One thing you may want to consider if you do end up using it year 'round is a Freeze Alarm. I'm sure that these have been around a while but I've been hearing ads for them on the radio lately. I did some checking and found that the basic unit which is fine for most use is only about $65-$75 depending on where you get it. It is a phone dialer that will call one number if and when the temperature in the building drops below forty-five degrees. It will then redial this number every two hours until you call it back to reset it. 

My dad just left last Friday for Florida and won't be home until probably mid to late April. I drop by his place once a week or or whenever I'm driving by and just make sure things are OK. I may pick up one of these little devices and set it up so it will dial me at home if the temp in his place ever falls below 45. He has the water shut off but still if there is a problem I want to know about it so I can get it taken care of and hopefully avoid a more costly repair. 
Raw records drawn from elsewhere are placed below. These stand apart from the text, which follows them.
template <bool QID, bool MEASURE = false>
__global__ void __launch_bounds__(kFwdThreads) fwd_wave_kernel(const FwdArgs a) {
    __shared__ __attribute__((aligned(16))) uint8_t slabs[kWaveLdsBytes];
    const int tid = threadIdx.x, lane = tid & 63;
    const int wave = __builtin_amdgcn_readfirstlane(tid >> 6);
    const uint32_t wg = xcd_contiguous_share(blockIdx.x, a.n_wg);
    const int cb = a.wg_tiles[wg], ce = a.wg_tiles[wg + 1];
    const unsigned long long t_entry = a.xcd_stat ? wall_clock64() : 0ull;
    const int wg_pairs = (ce - cb + 1) >> 1;
    const int n_pairs = wg_pairs > wave ? (wg_pairs - wave + kFwdWaves - 1) / kFwdWaves : 0;
    if (n_pairs > 0) {
        const uint8_t *img = a.pixels + (size_t)blockIdx.y * a.pixel_stride;
        int32_t *coefs = a.coefs + (size_t)blockIdx.y * a.coef_stride;
        const int mine = cb + 2 * (wave + kFwdWaves * (lane >> 1)) + (lane & 1);
        const i32x4 rec = reinterpret_cast<const i32x4 *>(a.tile_meta)[min(mine, ce - 1)];
        const uint32_t slab0 = (uint32_t)(uintptr_t)(__attribute__((address_space(3))) uint8_t *)slabs + (uint32_t)wave * (2u * kWaveSlab);

        WaveChunks ch;
#pragma unroll
        for (int c = 0; c < kWaveLoads; c++) {
            const int s = lane + 64 * c;
            ch.used[c] = s < 2 * kWaveItemChunks;
            ch.item_b[c] = s >= kWaveItemChunks;
            const int w = ch.item_b[c] ? s - kWaveItemChunks : s;
            ch.row[c] = ch.used[c] ? w >> 2 : 0;
            ch.k16[c] = 16 * (w & 3);
// ... 13 lines not shown
            for (int c = 0; c < kWaveLoads; c++) {
                const int x = (ch.item_b[c] ? xB : xA) + ch.k16[c], y = (ch.item_b[c] ? cyB : cyA) - 8 + ch.row[c];
                const bool inside = wanted && ch.used[c] && (uint32_t)x < (uint32_t)a.width && (uint32_t)y < (uint32_t)a.height;
                st[c] = *reinterpret_cast<const u32x4 *>(img + (inside ? (uint32_t)y * (uint32_t)a.width + (uint32_t)x : 0u));
            }
        };
        auto commit = [&](uint32_t slab) {
#pragma unroll
            for (int c = 0; c < kWaveLoads; c++) *(LdsQuadPtr)(uintptr_t)(slab + ch.lds_off[c]) = st[c];
        };
        issue(0, true);
        commit(slab0);

        for (int i = 0; i < n_pairs; i++) {
            const uint32_t cur = slab0 + (uint32_t)(i & 1) * kWaveSlab, nxt = slab0 + (uint32_t)((i & 1) ^ 1) * kWaveSlab;
            issue(min(i + 1, n_pairs - 1), i + 1 < n_pairs);
            __builtin_amdgcn_s_setprio(3);
            const int cxA = __builtin_amdgcn_readlane(rec.x, 2 * i), cyA = __builtin_amdgcn_readlane(rec.y, 2 * i);
            const int cxB = __builtin_amdgcn_readlane(rec.x, 2 * i + 1), cyB = __builtin_amdgcn_readlane(rec.y, 2 * i + 1);
            const uint32_t offA = (uint32_t)__builtin_amdgcn_readlane(rec.z, 2 * i) * kCell, offB = (uint32_t)__builtin_amdgcn_readlane(rec.z, 2 * i + 1) * kCell;
            const int interior = __builtin_amdgcn_readlane(rec.w, 2 * i) & __builtin_amdgcn_readlane(rec.w, 2 * i + 1);
            const bool store_b = cb + 2 * (wave + kFwdWaves * i) + 1 < ce;
            const int baseA = (int)cur + ((cxA - 15) & 15), baseB = (int)cur + kWaveItemBytes + ((cxB - 15) & 15);
            const int wbA[3] = {baseA + wo[0], baseA + wo[1], baseA + wo[2]}, wbB[3] = {baseB + wo[0], baseB + wo[1], baseB + wo[2]};
            uint32_t wA[3], wB[3], maskA = 0xFFu, maskB = 0xFFu;
            fetch_windows(wbA, wA);
            fetch_windows(wbB, wB);
            if (interior == 0) {
                maskA = maskB = 0;
#pragma unroll
// ... 16 lines not shown
            leaf[7] = pair_bytes<2>(wA[2], wB[2]);
            int resA[8], resB[8];
            fwd_wave_pk(leaf, lane, resA, resB);
            __builtin_amdgcn_s_setprio(1);
            uint32_t valid = 0xFFFFFFFFu;
            if (interior == 0) valid = validity_tree_pk(maskA | (maskB << 16), lane);
            commit(nxt);
            __builtin_amdgcn_s_setprio(0);
            if (__builtin_amdgcn_readfirstlane(valid == 0xFFFFFFFFu ? 1 : 0) && __all(valid == 0xFFFFFFFFu)) {
                store_item<0, false, QID, true>(coefs, offA, lane, resA, valid, a);
                if (store_b) store_item<1, false, QID, true>(coefs, offB, lane, resB, valid, a);
            } else {
                store_item<0, true, QID, true>(coefs, offA, lane, resA, valid, a);
                if (store_b) store_item<1, true, QID, true>(coefs, offB, lane, resB, valid, a);
            }
        }
    }
    if (a.xcd_stat && tid == 0) {
        const uint32_t xcc = __builtin_amdgcn_s_getreg((3 << 11) | 20) & 7u;
        (void)__hip_atomic_fetch_add(a.xcd_stat + 2 * xcc, wall_clock64() - t_entry, __ATOMIC_RELAXED, __HIP_MEMORY_SCOPE_AGENT);
        (void)__hip_atomic_fetch_add(a.xcd_stat + 2 * xcc + 1, 1ull, __ATOMIC_RELAXED, __HIP_MEMORY_SCOPE_AGENT);
    }
}


}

Just something to consider.

John


----------



## eddiejohn4 (Dec 23, 2005)

Now that is a good idea. I think I will look into that myself.


----------



## Millersburger (Nov 7, 2007)

We shut our place down each time we go in the winter... We use it alot
during January and February. We heat with wood so we have too. Made sure we insulated everything well. Setup the plumbing system with a quick disconnect coupling for the compressor, takes five too blow it out and 
bingo its closed... antifreeze the traps and were gone....


----------



## snowman11 (Nov 21, 2006)

Like Millersburger says, properly designed, you've got nothing to worry about. Do a drain down valve in the crawl space, put a small air compressor down there to blow everything out and leave. But you have to fix your well first. May also check to see if 24" is deep enough. No clue on that.


----------



## Spoon Fed (Jul 26, 2006)

The only problem i see is the water line. I know down here you must be at least 42" deep to stay below the frost line, thats code. But the part thats exposed would be a problem. We hook a hose to our hot water heater, and have a valve in our crawl space. It takes 5 min. to drain when we leave. We did have our well line dug in deeper though, and we use our cabin year round. Just safer to shut it down when not there.


----------



## ricknflint (Jun 15, 2000)

Thanks, appreciate the tips. One other thing we've been thinking about is removing the LP furnace and going with electric heat. Buddy of mine has it in his cabin,(smaller than ours) and said his bill only runs about $300.00/yr. He uses his place year round to. One issue I have with the current furnace is that when the blower kicks in it's really loud and you have to turn up the volume on the tv to hear it and you almost can't carry on a normal conversation.


----------



## Trophy Specialist (Nov 30, 2001)

If you are going to leave the water in the pipes and the heat on, then you'll need to do plenty. First, 24" is probably not enough to get below the frost line. You'll likely need to dig it deeper and fix the pipe problem where it goes into the cabin. You'll need to insulate your crawl space. 1" foam is what is normally used. You'll also need to close your crawl space vents or block them with insulation if not closeable. The heater should be set to no lower than 50 degrees. I would also install a backup heater that does not run on electricity. I heat my up north retreat all winter and installed one of those vent free propane heaters. I set it at 45 degrees so that if the other furnace fails or the electric goes out, the other heater will kick on and keep things from freezing. I learned that one the hard way. You'll also want good drapes to help insulate the place. I just turn off the water, the water heater, turn down the heat, turn on the backup heater and leave. When I come back to a cold house, the backup heater also helps warm things up a lot faster.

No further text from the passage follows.